DATA PROVIDED Block Start
# InternetMaximalism/plonky2_bn254

Hardware: NVIDIA B200
Metric: g1_scalar_mul_stark_proofs_per_sec (higher is better)
Workload: dtype u64

## Files before the change

### plonky2_bn254_b200/csrc/merkle.cuh

```cuda
#pragma once
#include "poseidon.cuh"
#include "poseidon_tc.cuh"

namespace merkle {

using poseidon::Digest;

struct LeafHashK {
  const u64* lde;
  size_t stride;
  int W, log_n;
  Digest* out;
  int natural = 0;
  PB_HD void operator()(size_t j) const {
    u64 s[12];
#pragma unroll
    for (int i = 0; i < 12; i++) s[i] = 0;
    if (W <= 4) {
      for (int c = 0; c < W; c++) s[c] = lde[(size_t)c * stride + j];
    } else {
      int c = 0;
      for (; c + 8 <= W; c += 8) {
#pragma unroll
        for (int k = 0; k < 8; k++) s[k] = lde[(size_t)(c + k) * stride + j];
        poseidon::permute(s);
      }
      if (c < W) {
        for (int k = 0; c + k < W; k++) s[k] = lde[(size_t)(c + k) * stride + j];
        poseidon::permute(s);
      }
    }
    Digest d;
#pragma unroll
    for (int i = 0; i < 4; i++) d.e[i] = s[i];
    out[natural ? j : (size_t)gl::brev32((u32)j, log_n)] = d;
  }
};

struct RowHashK {
  const u64* rows;
  int len;
  Digest* out;
  PB_HD void operator()(size_t i) const {
    u64 s[12];
#pragma unroll
    for (int k = 0; k < 12; k++) s[k] = 0;
    const u64* row = rows + i * (size_t)len;
    if (len <= 4) {
      for (int c = 0; c < len; c++) s[c] = row[c];
    } else {
      for (int c = 0; c < len; c += 8) {
        for (int k = 0; k < 8 && c + k < len; k++) s[k] = row[c + k];
        poseidon::permute(s);
      }
    }
    Digest d;
#pragma unroll
    for (int k = 0; k < 4; k++) d.e[k] = s[k];
    out[i] = d;
  }
};

struct LevelK {
  const Digest* child;
  Digest* parent;
  PB_HD void operator()(size_t i) const { parent[i] = poseidon::two_to_one(child[2 * i], child[2 * i + 1]); }
};

#if !PB_HOSTSIM
__device__ __forceinline__ void stage_rc2(u64* rc2) {
  for (int i = threadIdx.x; i < poseidon::RC2_WORDS; i += blockDim.x) rc2[i] = poseidon::RC2_DEV[i];
  __syncthreads();
}

__global__ void __launch_bounds__(poseidon::tc::CTA, poseidon::tc::CTAS_PER_SM)
    k_leaf_hash_tc(const u64* __restrict__ lde, size_t stride, int W, int log_n, Digest* __restrict__ out, size_t rows,
                   int natural) {
  extern __shared__ unsigned char tc_dyn[];
  __shared__ u64 tc_bar;
  __shared__ u32 tc_slot[2];
  poseidon::tc::Ctx ctx;
  poseidon::tc::setup(ctx, tc_dyn, &tc_bar, tc_slot);
  const size_t j = (size_t)blockIdx.x * blockDim.x + threadIdx.x;
  const bool live = j < rows;
  const u64* p = lde + (live ? j : 0);
  u64 s[12];
#pragma unroll
  for (int i = 0; i < 12; i++) s[i] = 0;
  const int chunks = (W + 7) / 8;
#pragma unroll 1
  for (int c = 0; c < chunks; c++) {
    const int len = W - 8 * c;
    const u64* q = p + (size_t)c * 8 * stride;
#pragma unroll
    for (int k = 0; k < 8; k++)
      if (k < len) s[k] = q[(size_t)k * stride];
    poseidon::tc::permute(s, ctx);
  }
  if (live) {
    Digest d;
#pragma unroll
    for (int i = 0; i < 4; i++) d.e[i] = s[i];
    out[natural ? j : (size_t)gl::brev32((u32)j, log_n)] = d;
  }
  poseidon::tc::teardown(ctx);
}
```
DATA PROVIDED Block End
PROBLEM TO WORK ON
Tell how many lines in the entries contain the string "live". Give the number and nothing more.

FINISHED EXERCISE
3